Augusto Batioja

Personal information
- Full name: Augusto Alexi Quintero Batioja
- Date of birth: 4 May 1990 (age 36)
- Place of birth: Guayaquil, Ecuador
- Height: 1.74 m (5 ft 9 in)
- Position: Forward

Team information
- Current team: Viktoria Žižkov
- Number: 18

Youth career
- 2005–2007: Modelo Sport
- 2007: Manta
- 2007–2009: LDU Guayaquil
- 2009: Barcelona

Senior career*
- Years: Team / Apps / (Gls)
- 2007: Manta / 4 / (0)
- 2007–2009: LDU Guayaquil / 2 / (0)
- 2009–2010: Novi Sad / 23 / (6)
- 2010–2011: Inđija / 15 / (1)
- 2011–2013: OFK Beograd / 65 / (9)
- 2013: Mladost Podgorica / 3 / (0)
- 2013–2014: Diósgyőr / 19 / (2)
- 2014–2015: Radnički Niš / 12 / (1)
- 2015–2017: Jihlava / 40 / (1)
- 2018–: Viktoria Žižkov / 225 / (41)

= Augusto Batioja =

Ecuadorian footballer (born 1990)

Augusto Alexi Quintero Batioja (born 4 May 1990) is an Ecuadorian professional footballer who plays as a forward for Czech National Football League club Viktoria Žižkov.

==Early career==
Born in Guayaquil, he played as junior for several Ecuatorian clubs such as Modelo Sport, Manta, LDU Guayaquil and Barcelona SC. Still young, he debuted in the senior teams of both Manta and LDU Guayaquil.

==Europe==
In 2008, he passed the trials and joined the youth system of Barcelona SC, before moving abroad in summer 2009 and joining Serbian club FK Novi Sad which was playing in the Serbian First League. In summer 2010 he moved to FK Inđija which had just been promoted to the Serbian SuperLiga. After only six months, he moved to another SuperLiga club, OFK Beograd where he stayed for two and a half seasons.

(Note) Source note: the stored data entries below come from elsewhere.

+  int goff[S3_ROUNDS], loff[S3_ROUNDS];
+#pragma unroll
+  for (int rd = 0; rd < S3_ROUNDS; ++rd) {
+    const int task = rd * S3_BLOCK + tid;
+    const int cg = NHWC ? (task & 3) : task / S3_HP, p = NHWC ? (task >> 2) : task - cg * S3_HP;
+    const int py = p / S3_HW, px = p - py * S3_HW;
+    const int gy = y0 - 1 + py, gx = x0 - 1 + px;
+    const bool live = task < S3_TASKS;
+    const int pix = gy * W + gx;
+    goff[rd] = (live && gy >= 0 && gy < H && gx >= 0 && gx < W) ? (NHWC ? pix * S3_C + cg * 8 : cg * 8 * HWp + pix) : -1;
+    loff[rd] = live ? p * S3_PS + cg * 16 : -1;
+  }
+  unsigned short raw[8];
+  i32x4 gin[S3_ROUNDS], gw[2];
+  auto load_x = [&](const int slab, const int rd) {
+    if constexpr (NHWC) {
+      gin[rd] = goff[rd] >= 0 ? *reinterpret_cast<const i32x4 *>(xn + slab * S3_CS + goff[rd]) : i32x4{0, 0, 0, 0};
+    } else {
+      const unsigned short *p = xn + (size_t)slab * S3_CS * HWp + (goff[rd] >= 0 ? goff[rd] : 0);
+#pragma unroll
+      for (int j = 0; j < 8; ++j) raw[j] = goff[rd] >= 0 ? p[(size_t)j * HWp] : (unsigned short)0;
+    }
+  };
+  auto pack_x = [&](const int rd) {
+    if constexpr (!NHWC)
+      gin[rd] = i32x4{(int)(raw[0] | ((unsigned)raw[1] << 16)), (int)(raw[2] | ((unsigned)raw[3] << 16)),
+                      (int)(raw[4] | ((unsigned)raw[5] << 16)), (int)(raw[6] | ((unsigned)raw[7] << 16))};
+  };
+  auto stash_x = [&]() {
+#pragma unroll
+    for (int rd = 0; rd < S3_ROUNDS; ++rd)
+      if (loff[rd] >= 0) *reinterpret_cast<i32x4 *>(xs + loff[rd]) = gin[rd];
+  };
+  const int wl0 = (tid >> 2) * S3_PS + (tid & 3) * 16, wl1 = wl0 + 64 * S3_PS;
+  auto fetch_w = [&](const int step) {
+    const i32x4 *p = reinterpret_cast<const i32x4 *>(ws + (size_t)step * S3_STEP_ELEMS) + tid;
+    gw[0] = p[0];
+    gw[1] = p[S3_BLOCK];
+  };
+  auto stash_w = [&](const int buf) {
+    *reinterpret_cast<i32x4 *>(wsm[buf] + wl0) = gw[0];
+    *reinterpret_cast<i32x4 *>(wsm[buf] + wl1) = gw[1];
+  };
+
+  const int r = lane & 31, h = lane >> 5;
+  const int a_off = r * S3_PS + h * 16;
+  const int b_off = (2 * wave * S3_HW + r) * S3_PS + h * 16;
+
+  f32x16 acc[4][2];
+#pragma unroll
+  for (int rb = 0; rb < 4; ++rb)
+#pragma unroll
+    for (int cb = 0; cb < 2; ++cb)
+#pragma unroll
+      for (int j = 0; j < 16; ++j) acc[rb][cb][j] = 0.f;
+
+  fetch_w(0);
+#pragma unroll
+  for (int rd = 0; rd < S3_ROUNDS; ++rd) {
+    load_x(0, rd);
+    pack_x(rd);
+  }
+  stash_x();
+  stash_w(0);
+  __syncthreads();
+
+  for (int slab = 0; slab < S3_C / S3_CS; ++slab) {
+    const bool more_x = slab + 1 < S3_C / S3_CS;
+#pragma unroll
+    for (int tap = 0; tap < 9; ++tap) {
+      const int step = slab * 9 + tap, buf = step & 1;
+      const bool more_w = more_x || tap < 8;
+      if (more_w) fetch_w(step + 1);
+      if (tap < S3_ROUNDS && more_x) load_x(slab + 1, tap);
+      __builtin_amdgcn_sched_barrier(0);
+      const unsigned char *bp = xs + b_off + ((tap / 3) * S3_HW + tap % 3) * S3_PS;
+      const unsigned char *ap = wsm[buf] + a_off;
+#pragma unroll
+      for (int kk = 0; kk < 2; ++kk) {
+        bf16x8 wa[4], xb[2];
+#pragma unroll
+        for (int cb = 0; cb < 2; ++cb) xb[cb] = *reinterpret_cast<const bf16x8 *>(bp + cb * S3_HW * S3_PS + kk * 32);
+#pragma unroll
+        for (int rb = 0; rb < 4; ++rb) wa[rb] = *reinterpret_cast<const bf16x8 *>(ap + rb * 32 * S3_PS + kk * 32);
+#pragma unroll
+        for (int rb = 0; rb < 4; ++rb)
+#pragma unroll
+          for (int cb = 0; cb < 2; ++cb) acc[rb][cb] = mfma_bf16(wa[rb], xb[cb], acc[rb][cb]);
+      }
+      if (tap < S3_ROUNDS && more_x) pack_x(tap);
+      if (tap == 8 && more_x) {
+        __syncthreads();
+        stash_x();
+      }
+      if (more_w) stash_w(buf ^ 1);
+      __syncthreads();
+    }
+  }
+
+  const int gx = x0 + r;
+  if constexpr (LOGITS) {
+    const float bias = b1 ? b1[0] : 0.f;
+#pragma unroll
+    for (int cb = 0; cb < 2; ++cb) {
+      float s = 0.f;
+#pragma unroll
+      for (int rb = 0; rb < 4; ++rb)
+#pragma unroll
+        for (int q = 0; q < 4; ++q)
+#pragma unroll
+          for (int t = 0; t < 4; ++t) {
+            const int co = rb * 32 + 8 * q + 4 * h + t;
+            const f32x4 c = bn[co];
+            const float z = s3_round_bf16(acc[rb][cb][4 * q + t]);
+            const float a = fmaxf(s3_round_bf16(fmaf(c[2], (z - c[0]) * c[1], c[3])), 0.f);
+            s = fmaf(a, w1s[co], s);
+          }
+      s += __shfl_xor(s, 32);
+      const int gy = y0 + 2 * wave + cb;
+      if (h == 0 && gy < H && gx < W) y[((size_t)n * H + gy) * W + gx] = s3_bits_bf16(s + bias);
+    }
+    return;
+  }
+  unsigned short *yn = y + (size_t)n * S3_C * HWp;
+#pragma unroll
+  for (int rb = 0; rb < 4; ++rb)
+#pragma unroll
+    for (int q = 0; q < 4; ++q) {
+      const int co0 = rb * 32 + 8 * q + 4 * h;
+      f32x4 c[4];
+#pragma unroll
+      for (int t = 0; t < 4; ++t) c[t] = bn[co0 + t];
+#pragma unroll
+      for (int cb = 0; cb < 2; ++cb) {
+        const int gy = y0 + 2 * wave + cb;
+        const bool live = gy < H && gx < W;
+        const size_t pix = (size_t)gy * W + gx;
+        float a[4];
+#pragma unroll
+        for (int t = 0; t < 4; ++t) {
+          const float z = s3_round_bf16(acc[rb][cb][4 * q + t]);
+          a[t] = fmaxf(s3_round_bf16(fmaf(c[t][2], (z - c[t][0]) * c[t][1], c[t][3])), 0.f);
+        }
+        if constexpr (NHWC) {
+          const unsigned lo = s3_bits_bf16(a[0]) | ((unsigned)s3_bits_bf16(a[1]) << 16);
+          const unsigned hi = s3_bits_bf16(a[2]) | ((unsigned)s3_bits_bf16(a[3]) << 16);
+          if (live) *reinterpret_cast<uint2 *>(yn + pix * S3_C + co0) = uint2{lo, hi};
+        } else {
+#pragma unroll
+          for (int t = 0; t < 4; ++t)
+            if (live) yn[(size_t)(co0 + t) * HWp + pix] = s3_bits_bf16(a[t]);
+        }
+      }
+    }
+}
+
+namespace {
+
+bool s3_geometry_ok(int C, int H, int W, int &tiles_x, int &tiles_y)
+{
+  if (C != S3_C || H <= 0 || W <= 0 || (long long)H * W >= (1LL << 24)) return false;
+  tiles_x = (W + S3_TW - 1) / S3_TW;
+  tiles_y = (H + S3_TH - 1) / S3_TH;
+  return true;
+}
+
+template <bool LOGITS>
+void s3_launch(bool nhwc, long long grid, hipStream_t stream, const void *x, const unsigned short *ws, const float *const *bnp, float eps,
+               const float *w1, const float *b1, int H, int W, int tx, int ty, void *y)
+{
+  const auto kernel = nhwc ? conv3x3_bn_relu_kernel<LOGITS, true> : conv3x3_bn_relu_kernel<LOGITS, false>;
+  hipLaunchKernelGGL(kernel, dim3((unsigned)grid), dim3(S3_BLOCK), 0, stream, static_cast<const unsigned short *>(x), ws, bnp[0],
+                     bnp[1], bnp[2], bnp[3], eps, w1, b1, H, W, tx, ty, static_cast<unsigned short *>(y));
+}
+
+}
+
+int launch_conv3x3_bn_relu(const void *x, int nhwc, const float *w, const float *const *bnp, float eps, void *w_ws, int N, int C, int H,
+                           int W, void *out, hipStream_t stream)
+{
+  int tx, ty;
+  if (!s3_geometry_ok(C, H, W, tx, ty)) return PCT_NOT_COVERED;
+  if (N == 0) return 0;
+  const long long grid = (long long)N * tx * ty;
+  if (grid >= 0x7fffffffLL) return PCT_NOT_COVERED;
+  unsigned short *ws = static_cast<unsigned short *>(w_ws);
+  hipLaunchKernelGGL(conv3x3_weight_image_kernel, dim3((S3_W_ELEMS + 255) / 256, 1), dim3(256), 0, stream, w, w, ws);
+  s3_launch<false>(nhwc != 0, grid, stream, x, ws, bnp, eps, nullptr, nullptr, H, W, tx, ty, out);
+  return (int)hipGetLastError();
+}
+
+int launch_seg_head(const void *x, int nhwc, const float *w_a, const float *const *bn_a, float eps_a, const float *w_b,
+                    const float *const *bn_b, float eps_b, const float *w_logits, const float *b_logits, void *w_ws, void *mid,
+                    int N, int C, int H, int W, void *out, hipStream_t stream)
+{
+  int tx, ty;
+  if (!s3_geometry_ok(C, H, W, tx, ty)) return PCT_NOT_COVERED;
+  if (N == 0) return 0;
+  const long long grid = (long long)N * tx * ty;
+  if (grid >= 0x7fffffffLL) return PCT_NOT_COVERED;
+  unsigned short *ws = static_cast<unsigned short *>(w_ws);
+  hipLaunchKernelGGL(conv3x3_weight_image_kernel, dim3((S3_W_ELEMS + 255) / 256, 2), dim3(256), 0, stream, w_a, w_b, ws);
+  s3_launch<false>(nhwc != 0, grid, stream, x, ws, bn_a, eps_a, nullptr, nullptr, H, W, tx, ty, mid);
+  s3_launch<true>(nhwc != 0, grid, stream, mid, ws + S3_W_ELEMS, bn_b, eps_b, w_logits, b_logits, H, W, tx, ty, out);
+  return (int)hipGetLastError();
+}
+
+}
diff --git a/pctrans_amd/csrc/launchers.hpp b/pctrans_amd/csrc/launchers.hpp
--- a/pctrans_amd/csrc/launchers.hpp
+++ b/pctrans_amd/csrc/launchers.hpp
@@ -98,6 +98,12 @@
 int launch_groupnorm_flatten(const float *x, const float *gamma, const float *beta, int N, int C, int HW, int groups, float eps,
                              float *stats, float *out, long long out_batch_stride, long long out_offset, hipStream_t stream);
 
+int launch_conv3x3_bn_relu(const void *x, int nhwc, const float *w, const float *const *bnp, float eps, void *w_ws, int N, int C, int H,
+                           int W, void *out, hipStream_t stream);
+int launch_seg_head(const void *x, int nhwc, const float *w_a, const float *const *bn_a, float eps_a, const float *w_b,
+                    const float *const *bn_b, float eps_b, const float *w_logits, const float *b_logits, void *w_ws, void *mid,
+                    int N, int C, int H, int W, void *out, hipStream_t stream);
+
 int launch_masked_attention(const void *q, const void *k, const void *vT, const unsigned char *mask, int N, int heads, int Q,
                             int S, int head_dim, int v_head_dim, float scale, int out_dtype, void *out, hipStream_t stream);
 int launch_cross_attention(const void *q_c, const void *q_s, const void *k_c, const void *k_p, const void *v,
diff --git a/pctrans_amd/fused_ops.py b/pctrans_amd/fused_ops.py
--- a/pctrans_amd/fused_ops.py
+++ b/pctrans_amd/fused_ops.py
@@ -311,6 +311,97 @@
     _lib.check(rc, "conv1x1_groupnorm_tokens")
 
 
+_SEG_WS = {}
+
+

In summer 2013 he left OFK and joined Montenegrin First League side FK Mladost Podgorica however, as soon as Mladost was eliminated from the European competitions, Batioja was signed by Hungarian side Diósgyőri VTK. He played with Diósgyőr in the Hungarian championship during the 2013–14 season and has won with them the 2014 Hungarian League Cup. After one year in Hungary, he returned to Serbia and signed with SuperLiga side FK Radnički Niš coached by Dragoslav Stepanović. In winter 2015 he moved to Vysočina Jihlava.